Dataset entries:
gym_kmanip_amd/csrc/kmanip_dyn_env.hpp:

```cpp
#pragma once
template <int NL, int G, int SOLVER>
__device__ __forceinline__ void step1_products(Ws<NL>& w, const LModel<NL>& lm, const KModelDesc* m, int sub,
                                               CReg<NL>& cr, real invm, Prof& pf) {
  real kin[15];
  fk_parallel<NL, G>(w, lm, sub, G == 16 ? kin : nullptr);
  pf.ph(0);
  real FN[6];
  const int split = G == 32 ? lm.split : 0;
  int bli = -1, bbase = 0;
  if constexpr (G == 32) {
    const int row = (threadIdx.x >> 4) & 1, c = threadIdx.x & 15;
    bbase = row ? split : 0;
    bli = (split && c < (row ? NL - split : split)) ? bbase + c : -1;
    if (split) {
      for (int e = sub; e < (int)(sizeof(w.Minv) / sizeof(real)); e += G) (&w.Minv[0][0])[e] = 0.0;
    }
  }
  if constexpr (G == 16) bias_bodies_rows<NL, NL>(w, lm, m, sub < NL ? sub : -1, 0, sub == NL, FN, kin);
  else if (split) {
    bias_bodies_rows<NL, KM_BLOCK_MAX>(w, lm, m, bli, bbase, false, FN);
    if (sub == NL) cube_bias<NL>(w, m);
  }
  else bias_bodies_parallel<NL, G>(w, lm, m, sub);
  pf.ph(1);
// ... 42 lines not shown
  real v = 0;
  if (sub < NV) {
    v = v0 + dt * a;
    w.qvel[sub] = v;
    w.warm[sub] = a;
    if (sub < NL + 3) w.qpos[sub] = qp + dt * v;
  }
  real ax[3] = {gbcast<G, NL + 3>(v), gbcast<G, NL + 4>(v), gbcast<G, NL + 5>(v)};
  if (sub == 0) {
    real ang = dt * normalize3_fast(ax), qr[4], qn[4];
    axis_angle2quat(qr, ax, ang);
    normalize4_fast(q);
    qmul(qn, q, qr);
    normalize4_fast(qn);
    w.qpos[NL + 3] = qn[0]; w.qpos[NL + 4] = qn[1]; w.qpos[NL + 5] = qn[2]; w.qpos[NL + 6] = qn[3];
  }
  GSYNC();
}

__device__ __forceinline__ real clip1(real x) { return fmin(fmax(x, -1.0), 1.0); }

template <int NL, int G>
__device__ __forceinline__ void write_obs(const Ws<NL>& w, const LModel<NL>& lm, const KModelDesc* m, int sub, double* obs_row) {
  for (int i = sub; i < NL; i += G) {
    obs_row[i] = clip1((w.qpos[i] - lm.range[i][0]) / (lm.range[i][1] - lm.range[i][0]));
    obs_row[NL + i] = clip1(w.qvel[i] / m->max_q_vel);
  }
  for (int c = sub; c < 7; c += G) {
    if (c < 3) obs_row[2 * NL + c] = clip1((w.qpos[NL + c] - m->cube_spawn_lo[c]) / (m->cube_spawn_hi[c] - m->cube_spawn_lo[c]));
    else obs_row[2 * NL + c] = w.qpos[NL + c];
  }
}

__device__ __forceinline__ real lerp_unfused(real lo, real hi, real u) {
#pragma clang fp contract(off)
  const real d = hi - lo;
  const real p = d * u;
  return lo + p;
}
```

What is needed:
The answer must consist of every line from the entries above that contains the string "split".

Task output:
  const int split = G == 32 ? lm.split : 0;
    bbase = row ? split : 0;
    bli = (split && c < (row ? NL - split : split)) ? bbase + c : -1;
    if (split) {
  else if (split) {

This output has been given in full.